While most of the world looks to calm anxiety from an economic slowdown, China, the most important global growth engine, is finding ways to maintain its vitality through supportive macro policies and technology-driven innovation.
That point of view was shared by Zhu Min, an influential Chinese economist and a former deputy managing director at the International Monetary Fund, who sat down for an exclusive interview with China Daily last week. Zhu spoke just before the annual two sessions in Beijing, attended by international media outlets that have been asking about the basis for China’s forecast of healthy economic performance in 2019.
“We did a study that estimated China would continue to have more than 6.3 or 6.4 percent growth this year,” he said.
Even if the pace of growth moderates from last year’s 6.6 percent, China will be able to maintain the globe’s strongest economic engine and contribute more than 30 percent of the world’s GDP growth, said Zhu, who is now chairman of the National Institute of Financial Research at Tsinghua University.
Zhu, who has a sound academic background and once was a member of Princeton University’s Board of Trustees, has been monitoring China’s macroeconomy over the long term. His confidence comes as authorities have taken measures to stabilize growth. Policies include financial sector deleveraging, increasing investment in infrastructure and encouraging loans for small and private companies.
He said he expects further financial reforms, adding that China’s exchange rate policy will move forward into a market-based system — particularly this year, in tandem with the continual opening-up of financial services.
“The market-based renminbi exchange rate is good for China and good for the whole world,” he said.
Before his appointment in 2011 to deputy managing director at the IMF, Zhu joined the People’s Bank of China in 2009 as a vice-governor. That experience helped him gain a greater understanding of the proper monetary policy to influence the overall economic environment.
“Currently, we see a little bit of easing of monetary policy, but it is still in a neutral position,” he said, meaning neither too tight nor too loose.
He called that “very important” and part of a “new policy mix” that includes cutting banks’ reserve requirement ratios instead of lowering interest rates and guiding liquidity into small and medium-sized enterprises and the private sector instead of cycling it within the financial system.
“So the current monetary policy fits the macroeconomic situation quite well, and it is not a broad quantitative easing,” Zhu said.
“We are very happy to see that China’s debt level has stabilized since last year, although deleveraging is not an easy process,” he said.
“The financial sector’s deleveraging is going very well, but corporate debt is relatively high and household debt is still increasing.”
Zhu’s former IMF colleague Christine Lagarde, the fund’s managing director, said in a Feb 28 speech that after a decade of reform in global financial regulations, “financial systems are safer today, but not safe enough”.

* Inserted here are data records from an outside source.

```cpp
template <int KIND>
__global__ __launch_bounds__(256) void embed_fm_generic(EmbedFmArgs a) {
  typedef Ids<KIND == 3 ? 0 : KIND> I;
  __shared__ int64_t rows[1024];
  __shared__ float red[4];
  const int64_t b = blockIdx.x;
  const int d = a.nd + a.F * a.k;
  const float* w1 = a.prep;
  const float* v = a.prep + d;
  const float* nsq = a.prep + (int64_t)d * (a.kfm + 1);
  for (int c = threadIdx.x; c < a.F; c += blockDim.x) {
    int64_t row = b * a.F + c;
    if constexpr (KIND != 3) {
      int64_t id;
      if (I::decode(I::load(a.ids, b * a.id_stride + c), a.vocab[c], id)) row = a.offs[c] + id;
      else { row = -1; flag_error(a.err); }
    }
    rows[c] = row;
  }
  __syncthreads();
  auto xval = [&](int e) -> float {
    if (e < a.nd) return a.dense[b * a.dense_stride + e];
    const int c = (e - a.nd) / a.k, j = (e - a.nd) % a.k;
    const int64_t r = rows[c];
    return r >= 0 ? a.table[r * a.k + j] : 0.f;
  };
  float lin = 0.f, q = 0.f;
  for (int e = threadIdx.x; e < d; e += blockDim.x) {
    const float x = xval(e);
    lin = fmaf(x, w1[e], lin);
    q = fmaf(x * x, nsq[e], q);
    if (a.x_out) a.x_out[b * d + e] = x;
  }
  lin = block_sum(lin, red);
  q = block_sum(q, red);
  float ss = 0.f;
  for (int f = 0; f < a.kfm; ++f) {
    float p = 0.f;
    for (int e = threadIdx.x; e < d; e += blockDim.x) p = fmaf(xval(e), v[(int64_t)e * a.kfm + f], p);
    p = block_sum(p, red);
    ss = fmaf(p, p, ss);
  }
  if (threadIdx.x == 0) a.logit[b] = (lin + a.w0[0]) + 0.5f * (ss - q);
}

constexpr bool kKernargPreloadDefault = true;
static bool kernarg_preload() {
  const int v = opt(RS_OPT_EMBED_FM_KERNEL);
  return v == 5 || (v != 4 && kKernargPreloadDefault);
}

template <int KV, int NT, int KIND>
static void launch_embed_fm3(const EmbedFmArgs& a, hipStream_t st, const FieldMeta* hm) {
  const int grid = (int)((a.batch + 15) / 16);
  if constexpr (KIND != 3) {
    if (hm && a.F <= 32 && grid <= 512 && a.DB <= 16 && !a.x_out) {
      const bool pl = kernarg_preload();
      const EmbedFmCold c = cold_args(a);
      if constexpr (KV == 4 && NT == 1 && KIND != 2) {
        if (headline_spec(a) == 1) {
          if (pl)
            embed_fm_mfma_kp<KV, NT, 16, KIND, true, 26, 10, 13, true><<<grid, 16 * 64, 0, st>>>(
                a.prep, a.ids, a.id_stride, a.batch, a.dense, a.dense_stride, a.table, c, *hm);
          else embed_fm_mfma_ka<KV, NT, 16, KIND, true, 26, 10, 13, true><<<grid, 16 * 64, 0, st>>>(a, *hm);
          return;
        }
      }
      constexpr bool ID1 = KIND != 2 && KV * NT <= 8;
      if (pl)
        embed_fm_mfma_kp<KV, NT, 16, KIND, true, 0, 0, -1, ID1><<<grid, 16 * 64, 0, st>>>(
            a.prep, a.ids, a.id_stride, a.batch, a.dense, a.dense_stride, a.table, c, *hm);
      else embed_fm_mfma_ka<KV, NT, 16, KIND, true, 0, 0, -1, ID1><<<grid, 16 * 64, 0, st>>>(a, *hm);
      return;
    }
  }
  if (a.F <= 32 && grid > 1024) embed_fm_mfma<KV, NT, 4, KIND, 1, true><<<grid, 4 * 64, 0, st>>>(a);
  else if (a.F <= 32 && grid > 512) embed_fm_mfma<KV, NT, 8, KIND, 1, true><<<grid, 8 * 64, 0, st>>>(a);
  else if (a.F <= 32) embed_fm_mfma<KV, NT, 16, KIND, 1><<<grid, 16 * 64, 0, st>>>(a);
  else embed_fm_mfma<KV, NT, 16, KIND, 0><<<grid, 16 * 64, 0, st>>>(a);
}

template <int KIND>
static void launch_embed_fm_k(const EmbedFmArgs& a, int KV, int NT, hipStream_t st,
                              const FieldMeta* hm = nullptr) {
  with_kv(KV, [&](auto kv) {
    constexpr int V = decltype(kv)::value;
    if (NT == 1) launch_embed_fm3<V, 1, KIND>(a, st, hm);
    else launch_embed_fm3<V, 2, KIND>(a, st, hm);
  });
}

static int run_embed_fm(EmbedFmArgs a, const FmGeom& g, int kind, hipStream_t st, const char* what,
                        const FieldMeta* hm = nullptr) {
  if (a.batch == 0) return RS_OK;
  if (g.mfma) {
    set_geom(a, g);
    if (a.F == 0) {
// ... 326 lines not shown
```

### recommender_system_amd/csrc/embed_fm_body.hpp

```cpp
#pragma once
#include "embed_fm.hpp"
#include "mlp_tower.hpp"

namespace rs {

#ifdef RS_DIAG_STAMPS
#define RS_STAMP(i)                                                                          \
  do {                                                                                       \
    __builtin_amdgcn_sched_barrier(0);                                                       \
    if (a.dbg && lane == 0)                                                                  \
      a.dbg[((int64_t)blockIdx.x * NW + w) * 16 + (i)] = __builtin_amdgcn_s_memrealtime();  \
    __builtin_amdgcn_sched_barrier(0);                                                       \
  } while (0)
#define RS_USE(x) asm volatile("" ::"v"(x))
#else
#define RS_STAMP(i) \
  do {              \
  } while (0)
#define RS_USE(x) \
  do {            \
  } while (0)
#endif

template <int KV, int NT, int NW, int KIND, bool TW, int MC = 0, bool PF = false, bool KA = false, int FC = 0,
// ... 364 lines not shown
      } else if (a.x_out && valid && e < and_) {
        a.x_out[b * d + e] = x;
      }
    }
  }
  floatx4 acc[NT];
#pragma unroll
  for (int nt = 0; nt < NT; ++nt)
#pragma unroll
    for (int i = 0; i < 4; ++i) acc[nt][i] = (ac[nt][0][i] + ac[nt][1][i]) + (ac[nt][2][i] + ac[nt][3][i]);
  RS_USE(acc[0][0]);
  RS_STAMP(3);
  if (__any(bad && valid) && lane == 0) flag_error(a.err);
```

“Countries need to regulate underwriting standards in high-risk debt markets, including leveraged loans,” Lagarde warned.
Several months earlier, Lagarde had called on countries to “de-escalate and resolve the current trade disputes”, as risks have begun to materialize in the global economy. The IMF revised global economic forecasts at that time to 3.5 percent in 2019 and 3.6 percent in 2020.
Moody’s Vice-President Madhavi Bokil also warned last week that “G20 economies’ growth will slow throughout 2019 and into 2020, with advanced economies’ growth moderating toward potential and emerging markets remaining weak”. The rating agency predicted that elevated financial market volatility and asset price corrections would be very likely in 2019, particularly if growth in major economies disappoints further.
Zhu, a supporter of multilateralism and global order reforms, said in the interview that building global economic prosperity requires settlement of trade frictions. A more important issue is to push forward World Trade Organization reform through the joint efforts of a broader range of countries, he said.
“For China, innovation has become the key issue now,” Zhu said. “You can see that new companies are mushrooming every day. Technology advances move very powerfully and quickly.”